Notably, the company has average earnings surprise of 132.3% for the trailing four quarters.

Let’s see how things are shaping up prior to the earnings release.

Which Way Are Estimates Treading?

The Zacks Consensus Estimate for first-quarter is pegged at a loss of 17 cents. The same for revenues is pinned at $246.5 million, suggesting a 33.7% improvement year over year.

Sensor Segment to Boost Results

DexCom's unique sensor technology has lent it a competitive edge in the MedTech space.

The company is expected to gain from strong demand for the G6 sensors. In fact, these sensors are likely to rake in huge profits for the quarter to be reported. By late 2018, management at DexCom had announced that the G6 system is available in 14 countries and the company has continued to roll it out globally since then. Meanwhile, DexCom’s Insulet and Lilly diabetes management products continue to progress well.

Additionally, the acquisition of TypeZero in the recent past has helped solidify the company’s product pipeline, which might drive results in the quarter to be reported.

The Zacks Consensus Estimate for the segment’s first-quarter revenues stands at $203 million, suggesting a significant 53.8% rise year over year.

DexCom, Inc. Price and EPS Surprise

DexCom, Inc. Price and EPS Surprise | DexCom, Inc. Quote

Other Factors to Consider

DexCom has collaborative agreements with companies, which should not only bring in milestone payments and royalties but should also help expand its products’ use.

The amendment of the collaboration with Verily last November is expected to help DexCom fortify its foothold in the Type 2 diabetes space. DexCom’s smart pen and integration program with Novo Nordisk continues to expand, with a view to provide enhanced continuous glucose monitoring to patients.

We expect this trend to positively impact first-quarter results.

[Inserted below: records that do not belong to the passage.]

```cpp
template <int MODEL> struct ObjTerm;
T2_HD double rician_log_term(float log_y, double log_s2, bool legacy) {
  return legacy ? (double)(log_y - (float)log_s2) : (double)log_y - log_s2;
}
template <> struct ObjTerm<T2FIT_MODEL_GAUSSIAN> {
  double k, t2;
  T2_HD void set(const ObjCtx&, const double* x) { k = x[0]; t2 = x[1]; }
  T2_HD double at(const ObjCtx& c, int i) const {
    const double r = (double)c.sample(i) - k * t2_exp_core(t2_fdiv(-c.P->te[i], t2));
    return r * r;
  }
  T2_HD double finish(const ObjCtx& c, double s) const { return s / c.P->n_te; }
};
template <> struct ObjTerm<T2FIT_MODEL_GAUSSIAN_RICIAN> {
  double k2, t2, s2;
  T2_HD void set(const ObjCtx&, const double* x) { k2 = x[0] * x[0]; t2 = x[1]; s2 = x[2] * x[2]; }
  T2_HD double at(const ObjCtx& c, int i) const {
// ... 747 lines not shown
      for (int i = 0; i < N; ++i) {
        if (fr[i]) {
          const double dk = du[i];
          if (dk < 0.0) {
            const double temp2 = lb[i] - z[i];
            if (temp2 >= 0.0) temp1 = 0.0;
            else if (dk * alpha < temp2) temp1 = t2_fdiv(temp2, dk);
          } else if (dk > 0.0) {
            const double temp2 = ub[i] - z[i];
            if (temp2 <= 0.0) temp1 = 0.0;
            else if (dk * alpha > temp2) temp1 = t2_fdiv(temp2, dk);
          }
          if (temp1 < alpha) {
            alpha = temp1;
            T2_UNROLL
            for (int j = 0; j < N; ++j) hit[j] = j == i;
          }
        }
      }
      if (alpha < 1.0) {
        T2_UNROLL
        for (int i = 0; i < N; ++i)
          if (hit[i]) {
            if (du[i] > 0.0) { z[i] = ub[i]; du[i] = 0.0; }
            else if (du[i] < 0.0) { z[i] = lb[i]; du[i] = 0.0; }
          }
      }
      T2_UNROLL
      for (int i = 0; i < N; ++i)
        if (fr[i]) z[i] = fma(alpha, du[i], z[i]);
    }
    return pos_def;
  }

  T2_HD void init(const double* x0_, const double* lb_, const double* ub_, double* hist_, int hstride_,
                  double* ghist_ = nullptr, int gstride_ = 0) {
    hist = hist_;
    hstride = hstride_;
    ghist = ghist_;
    gstride = gstride_;
    head = 0;
    T2_UNROLL
    for (int i = 0; i < N; ++i) {
      lb[i] = lb_[i];
      ub[i] = ub_[i];
      x[i] = t2_clip(x0_[i], lb[i], ub[i]);
      iwhere[i] = (ub[i] - lb[i] <= 0.0) ? 3 : 0;
    }
    col = 0; nit = 0; nfev = 0; ifun = 0;
    theta = 1.0;
    status = T2FIT_ST_NOT_CONV;
    first = true;
    wn_stale = false;
    T2_UNROLL
    for (int i = 0; i < N; ++i) { z[i] = 0.0; d[i] = 0.0; t[i] = 0.0; r[i] = 0.0; g[i] = 0.0; }
    f = 0.0; fold = 0.0; gd = 0.0; gdold = 0.0; stp = 1.0; stpmx = 1.0; sbgnrm = 0.0;
    ls.task = LS_START; ls.stage = 1; ls.brackt = false;
    ls.ginit = ls.gtest = ls.gx = ls.gy = ls.finit = ls.fx = ls.fy = 0.0;
    ls.stx = ls.sty = ls.stmin = ls.stmax = ls.width = ls.width1 = 0.0;
  }

  enum { GO_BEGIN, GO_TRIAL, GO_FAIL, GO_DONE };

  T2_HD int digest(const ObjCtx& c) {
    const LaneParams& P = *c.P;
    const double epsmch = 2.220446049250313e-16;
    T2_BLK_T0(t_dig)
    const bool was_first = first;
    first = false;
    double gdn = 0.0;
    T2_UNROLL
    for (int i = 0; i < N; ++i) gdn += g[i] * d[i];
    LsState lsn = ls;
    const int task = dcsrch_tests(f, gdn, stp, 0.9, 0.1, 0.0, stpmx, lsn);
    const bool cont = !was_first & (task == LS_FG);
    const bool newit = !was_first & (task != LS_FG);
    double stpn = stp;
    dcsrch_update(f, gdn, stpn, 0.1, 0.0, stpmx, lsn);
    const double sb = projgr(x, g);
    const double tol = P.lbfgsb_tol;
    const int nit1 = nit + 1;
    const bool out_of_budget = (nit1 >= P.maxiter) | (nfev > P.maxfun);
    const bool converged = (sb <= P.gtol) | (!was_first & ((fold - f) <= tol * t2_max3(lb_abs(fold), lb_abs(f), 1.0)));
    double rn[N], dn[N], rr = 0.0;
    T2_UNROLL
    for (int i = 0; i < N; ++i) { rn[i] = g[i] - r[i]; rr += rn[i] * rn[i]; }
    const double dr = (gdn - gdold) * stp, ddum = -gdold * stp;
    T2_UNROLL
    for (int i = 0; i < N; ++i) dn[i] = d[i] * stp;
    const double theta_n = t2_fdiv(rr, dr);
    const double rsy = t2_fast_rsqrt(dr);
    const bool iterate_on = newit & !out_of_budget & !converged;
    const bool store_pair = iterate_on & !(dr <= epsmch * ddum);
    if (!was_first) gd = gdn;
    if (cont) { ls = lsn; stp = stpn; ++ifun; }
    if (!cont && !was_first) ls.task = lsn.task;
    if (was_first || newit) sbgnrm = sb;
    if (newit) {
      nit = nit1;
      if (c.trace && *c.trace_n < c.trace_cap) {
        double* tr = c.trace + 4 * (*c.trace_n)++;
        tr[0] = x[0]; tr[1] = x[1]; tr[2] = N == 3 ? x[N - 1] : 0.0; tr[3] = f;
      }
    }
    if (iterate_on) {
      T2_UNROLL
      for (int i = 0; i < N; ++i) { r[i] = rn[i]; d[i] = dn[i]; }
    }
    if (store_pair) {
      if (col == M) {
        head = (head + 1) % M;
        col = M - 1;
// ... 126 lines not shown
```

### fetal_t2mapping_amd/csrc/t2fit_support.h

```cpp
#pragma once

#include <hip/hip_runtime.h>

#include <cstddef>
#include <cstdint>
#include <mutex>
#include <string>
#include <vector>

#include "t2fit_error.h"

namespace t2fit {

constexpr int kBlock = 256;

inline bool aligned16(const void* p) { return (reinterpret_cast<uintptr_t>(p) & 15u) == 0; }
inline bool misaligned(const void* p, uintptr_t a) { return (reinterpret_cast<uintptr_t>(p) & (a - 1)) != 0; }
constexpr size_t align_up(size_t v, size_t a) { return (v + a - 1) / a * a; }
template <class T> constexpr T ceil_div(T a, T b) { return (a + b - 1) / b; }
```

However, management at DexCom expects to incur roughly $25 million of restructuring charges in the first half of 2019 for a corporate initiative. Though the expense will be excluded from the adjusted financial results, it might impact earnings in the quarter to be reported.

Moreover, the market for blood glucose monitoring devices is highly competitive, subject to rapid change and significantly affected by product introductions. DexCom competes directly with Roche Diabetes Care — a division of Roche Diagnostics; LifeScan, Inc. — a division of Johnson & Johnson; and the MediSense and TheraSense divisions of Abbott Laboratories.

What Does Our Model Say?

Our proven model shows that a stock needs to have both — a positive Earnings ESP and a Zacks Rank #1 (Strong Buy), 2 (Buy) or 3 (Hold) — to deliver a positive earnings surprise. This is not the case here.

Earnings ESP: DexCom has an Earnings ESP of 0.00%. You can uncover the best stocks to buy or sell before they’re reported with our Earnings ESP Filter.

Zacks Rank: DexCom carries a Zacks Rank #3. You can see the complete list of today’s Zacks #1 Rank stocks here.

Please note that we caution against stocks with a Zacks Rank #4 or 5 (Sell-rated) going into the earnings announcement, especially when the company is seeing negative estimate revisions.

Stocks Worth a Look

Here are a few stocks from the broader medical space that are likely to post an earnings beat this season.

Cardinal Health CAH has an Earnings ESP of +1.13% and a Zacks Rank #3.

Medidata Solutions MDSO has an Earnings ESP of +12.31% and a Zacks Rank #3.

LHC Group LHCG has an Earnings ESP of +0.56% and a Zacks Rank #3.